Tema central: A questão envolve interpretação de texto com foco em figuras de linguagem, especialmente a antítese (oposição de ideias), um dos tópicos mais recorrentes em provas para cargos administrativos e educacionais.

O trecho analisado — “Anne-Marie, também, era outra, com seu ar de cega superlúcida” — traz uma expressão marcante: "cega superlúcida". Pela norma-padrão e conforme autores como Evanildo Bechara (em "Moderna Gramática Portuguesa"), isso caracteriza a antítese, ou seja, a presença de ideias contrárias.

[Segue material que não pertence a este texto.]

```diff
diff --git a/mdgen_amd/csrc/kernels.h b/mdgen_amd/csrc/kernels.h
--- a/mdgen_amd/csrc/kernels.h
+++ b/mdgen_amd/csrc/kernels.h
@@ -18,6 +18,7 @@
     uint32_t* vmask;
     int vmask_stride;
     const float *bias_k, *bias_v;
+    const uint32_t* l4tab;
     MaskMap mk;
     __bf16* obuf;
     float* h_rw;
@@ -402,6 +403,8 @@
                  const float* b2, float* silu_out, hipStream_t s);
 void launch_adaln(const float* st, int nrows, const float* w, const float* b, int nout, float* mod, hipStream_t s);
 void launch_rope_table(float* rope, const float* inv_freq, int npos, hipStream_t s);
+constexpr int kL4Tab = 192;
+void launch_l4_bias_table(const float* bias_k, const float* bias_v, const float* rope, uint32_t* tab, hipStream_t s);
 void launch_gather_f32(const float* src, const int* idx, float scale, float* dst, int n, hipStream_t s);
 void launch_pack_rows(const float* w, int ld, const int* rowmap, int nft, int ksteps, float scale, bf16x8* dst,
                       hipStream_t s, int kappa = 0, int part = 0);
diff --git a/mdgen_amd/csrc/panel.h b/mdgen_amd/csrc/panel.h
--- a/mdgen_amd/csrc/panel.h
+++ b/mdgen_amd/csrc/panel.h
@@ -15,13 +15,14 @@
     return *reinterpret_cast<const bf16x8*>(panel + panel_off(row, ks * 32 + (lane >> 5) * 16, rowb));
 }
 
-template <int TT, int FT, int KSTEPS, bool TRANS, int PF = 4>
+template <int TT, int FT, int KSTEPS, bool TRANS, int PF = 4, bool ZC = false>
 __device__ __forceinline__ void wave_gemm(const unsigned char* panel, const int rowb, const int tile0, const int ks0,
                                           const bf16x8* __restrict__ wfrag, const int wtile_stride,
                                           f32x16* acc) {
     static_assert(PF < KSTEPS, "prefetch depth");
     bf16x8 wring[PF + 1][FT];
     bf16x8 aring[2][TT];
+    const f32x16 zero = {0.f, 0.f, 0.f, 0.f, 0.f, 0.f, 0.f, 0.f, 0.f, 0.f, 0.f, 0.f, 0.f, 0.f, 0.f, 0.f};
 #pragma unroll
     for (int p = 0; p < PF; ++p)
 #pragma unroll
@@ -47,11 +48,18 @@
             for (int f = 0; f < FT; ++f) {
                 if (TRANS)
                     acc[f * TT + t] = __builtin_amdgcn_mfma_f32_32x32x16_bf16(wring[ks % (PF + 1)][f], aring[ks & 1][t],
-                                                                             acc[f * TT + t], 0, 0, 0);
+                                                                             ZC && ks == 0 ? zero : acc[f * TT + t], 0, 0, 0);
                 else
                     acc[t * FT + f] = __builtin_amdgcn_mfma_f32_32x32x16_bf16(aring[ks & 1][t], wring[ks % (PF + 1)][f],
-                                                                             acc[t * FT + f], 0, 0, 0);
-            }
+                                                                             ZC && ks == 0 ? zero : acc[t * FT + f], 0, 0, 0);
+            }
+        if (ZC && ks == 0) {
+#pragma unroll
+            for (int t = 0; t < TT; ++t)
+#pragma unroll
+                for (int f = 0; f < FT; ++f)
+                    asm volatile("" : "+v"(acc[TRANS ? f * TT + t : t * FT + f]) : "v"(wring[0][f]), "v"(aring[0][t]));
+        }
         __builtin_amdgcn_sched_barrier(0);
     }
 }
```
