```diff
+constexpr uint32_t kNoFinish = 0xFFFFFFFFu;
+__device__ __forceinline__ uint32_t *redo_word(const LongTiles &lt, uint32_t f) {
+    return lt.redo_host ? lt.redo + 2u * (1u + (f & (kRedoWords - 1u))) : lt.redo;
+}
+__device__ __forceinline__ void redo_finish(const LongTiles &lt, uint32_t f, uint32_t nhelpers, uint32_t tile_blocks) {
+    if (!lt.redo_host || f == kNoFinish || threadIdx.x != 0) return;
+    unsigned long long *root = reinterpret_cast<unsigned long long *>(lt.redo);
+    const uint32_t nlong = nhelpers ? min(*lt.count, lt.max) : 0u;
+    const uint32_t w = f & (kRedoWords - 1u);
+    const uint32_t mine = (tile_blocks + kRedoWords - 1u - w) / kRedoWords + 4u * ((nlong + kRedoWords - 1u - w) / kRedoWords);
+    const unsigned long long a = atomicAdd(root + 1 + w, 1ull << 32);
+    if ((uint32_t)(a >> 32) + 1u != mine) return;
+    const uint32_t words = min(max(tile_blocks, nlong), kRedoWords);
+    const unsigned long long b = atomicAdd(root, (1ull << 32) | (a & 0xFFFFFFFFull));
+    if ((uint32_t)(b >> 32) + 1u != words) return;
+    *lt.redo_host = (int64_t)((uint32_t)b + (uint32_t)a);
+}
+
 template <bool REF, class SH>
-__device__ __forceinline__ void blend_tile16_grid(const Record *__restrict__ rec, const float4 *__restrict__ qraw,
-                                                  const uint32_t *__restrict__ vals, const uint2 *__restrict__ ranges,
-                                                  const TileGrid &g, const OutDesc &out, const ClearPlan &cp, const LongTiles &lt,
-                                                  uint32_t nhelpers, const uint32_t *__restrict__ sched, uint32_t budget,
-                                                  const BlendHints &hints, uint32_t tile_blocks, uint32_t sched_cap_,
-                                                  const TileSpan &span, SH &sh) {
+__device__ __forceinline__ uint32_t blend_tile16_grid(const Record *__restrict__ rec, const float4 *__restrict__ qraw,
+                                                      const uint32_t *__restrict__ vals, const uint2 *__restrict__ ranges,
+                                                      const TileGrid &g, const OutDesc &out, const ClearPlan &cp, const LongTiles &lt,
+                                                      uint32_t nhelpers, const uint32_t *__restrict__ sched, uint32_t budget,
+                                                      const BlendHints &hints, uint32_t tile_blocks, uint32_t sched_cap_,
+                                                      const TileSpan &span, SH &sh) {
     const uint32_t nrank = hints.samples ? kRankGroups : 0u;
     const uint32_t rank0 = hints.rank_last ? gridDim.x - nrank : 0u;
     if (blockIdx.x - rank0 < nrank) {
         if (span.first) rank_samples(blockIdx.x - rank0, (int)threadIdx.x, hints);
-        return;
+        return kNoFinish;
     }
     const uint32_t block = hints.rank_last ? blockIdx.x : blockIdx.x - nrank;
     if (block < nhelpers) {
         const uint32_t b = block, slot = (b >> 5) * 8u + (b & 7u);
         const int quarter = (int)((b >> 3) & 3u);
-        if (slot >= min(*lt.count, lt.max)) return;
+        if (slot >= min(*lt.count, lt.max)) return kNoFinish;
         const uint32_t lt_tile = lt.list[slot];
         {
             const int lead = span.axis ? g.wy0 + (int)(lt_tile % (uint32_t)g.nwy()) : g.wx0 + (int)(lt_tile / (uint32_t)g.nwy());
-            if (lead < span.lo || lead >= span.hi) return;
+            if (lead < span.lo || lead >= span.hi) return slot;
         }
         blend_long_tile_quarter<REF>(rec, qraw, vals, ranges, g, out, lt_tile, quarter, reinterpret_cast<Staged &>(sh), budget,
-                                     hints.lens ? hints.lens + lt_tile : nullptr, lt.redo);
-        return;
+                                     hints.lens ? hints.lens + lt_tile : nullptr, redo_word(lt, slot));
+        return slot;
     }
     const uint32_t bid = block - nhelpers;
     if (bid >= tile_blocks) {
         if (span.first) clear_block(bid - tile_blocks, cp, out.ptr);
-        return;
+        return kNoFinish;
     }
     const uint32_t t = hints.xcd_sched ? xcd_scheduled_tile(bid, (uint32_t)g.count(), sched_cap_, sched, hints.header)
                                        : scheduled_tile(bid, (uint32_t)g.count(), sched);
-    if (t >= (uint32_t)g.count()) return;
-    blend_tile16<REF, SH>(rec, qraw, vals, ranges, g, out, lt, budget, hints, span, t, sh);
+    if (t >= (uint32_t)g.count()) return bid;
+    LongTiles l = lt;
+    l.redo = redo_word(lt, bid);
+    blend_tile16<REF, SH>(rec, qraw, vals, ranges, g, out, l, budget, hints, span, t, sh);
+    return bid;
 }
 
 #ifndef GSX_PLAIN_WAVES
@@ -864,7 +885,8 @@
                         uint32_t nhelpers, const uint32_t *__restrict__ sched, uint32_t budget, BlendHints hints,
                         uint32_t tile_blocks, uint32_t sched_cap_, TileSpan span) {
     __shared__ Staged sh;
-    blend_tile16_grid<false, Staged>(rec, qraw, vals, ranges, g, out, cp, lt, nhelpers, sched, budget, hints, tile_blocks, sched_cap_, span, sh);
+    const uint32_t f = blend_tile16_grid<false, Staged>(rec, qraw, vals, ranges, g, out, cp, lt, nhelpers, sched, budget, hints, tile_blocks, sched_cap_, span, sh);
+    redo_finish(lt, f, nhelpers, tile_blocks);
 }
 
 #ifndef GSX_REF_WAVES
@@ -876,7 +898,8 @@
                             uint32_t nhelpers, const uint32_t *__restrict__ sched, uint32_t budget, BlendHints hints,
                             uint32_t tile_blocks, uint32_t sched_cap_, TileSpan span) {
     __shared__ StagedWide sh;
-    blend_tile16_grid<true, StagedWide>(rec, qraw, vals, ranges, g, out, cp, lt, nhelpers, sched, budget, hints, tile_blocks, sched_cap_, span, sh);
+    const uint32_t f = blend_tile16_grid<true, StagedWide>(rec, qraw, vals, ranges, g, out, cp, lt, nhelpers, sched, budget, hints, tile_blocks, sched_cap_, span, sh);
+    redo_finish(lt, f, nhelpers, tile_blocks);
 }
 
 __global__ void __launch_bounds__(64)
diff --git a/intro_to_gaussian_splatting_amd/csrc/gsx_internal.h b/intro_to_gaussian_splatting_amd/csrc/gsx_internal.h
--- a/intro_to_gaussian_splatting_amd/csrc/gsx_internal.h
+++ b/intro_to_gaussian_splatting_amd/csrc/gsx_internal.h
@@ -75,6 +75,7 @@
     uint32_t cost_pct = 30;
     uint32_t stay_pct = 75;
     uint32_t *redo = nullptr;
+    int64_t *redo_host = nullptr;
 };
 __host__ __device__ inline uint32_t long_tile_threshold(uint32_t pairs, uint32_t tiles) {
     const uint32_t mean = tiles ? pairs / tiles : 0u;
diff --git a/intro_to_gaussian_splatting_amd/csrc/gsx_plan.h b/intro_to_gaussian_splatting_amd/csrc/gsx_plan.h
--- a/intro_to_gaussian_splatting_amd/csrc/gsx_plan.h
+++ b/intro_to_gaussian_splatting_amd/csrc/gsx_plan.h
@@ -21,6 +21,7 @@
 constexpr int kSortBins = 256;
 constexpr int kEmitChunk = 1024;
 constexpr uint32_t kMaxLongTiles = 512;
+constexpr uint32_t kRedoWords = 64;
 constexpr int kMaxSubstrips = 16;
 constexpr size_t kParamsBytesAbi300 = 104;
 constexpr int kClearFloats = 6144;
@@ -167,7 +168,7 @@
     c.tkeys0 = take(cc * 4); c.tkeys1 = take(cc * 4); c.tvals0 = take(cc * 4); c.tvals1 = take(cc * 4);
     c.ranges = take((size_t)(max_tiles > 0 ? max_tiles : 1) * kRangeBytes);
     c.longs = take(kMaxLongTiles * sizeof(uint32_t));
-    c.redo = take(256);
+    c.redo = take((kRedoWords + 1) * sizeof(uint64_t));
     c.sched_header = take(kHintHeaderWords * sizeof(uint32_t));
     c.sched = take(hints_sched_entries(max_tiles) * sizeof(uint32_t));
     c.counters = take(64);
```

Justificativa da alternativa correta (D): A antítese ocorre quando palavras ou expressões de significado oposto são usadas em proximidade para enfatizar um contraste. No caso do trecho, “cega” (ausência de visão) e “superlúcida” (percepção clara, elevada) têm sentidos opostos e, ao serem colocadas lado a lado, evidenciam essa contrariedade, aprofundando a complexidade da personagem.

Análise das alternativas incorretas:

A) Equivalência: Não há relação de igualdade aqui, mas sim de oposição entre os termos “cega” e “superlúcida”.

B) Comparação: Não se constrói uma relação de “como” ou “tal qual”, que indicaria comparação. Há apenas oposição.

C) Ambiguidade: O sentido do trecho é claro: a personagem reúne em si dois atributos opostos, não há dupla interpretação possível.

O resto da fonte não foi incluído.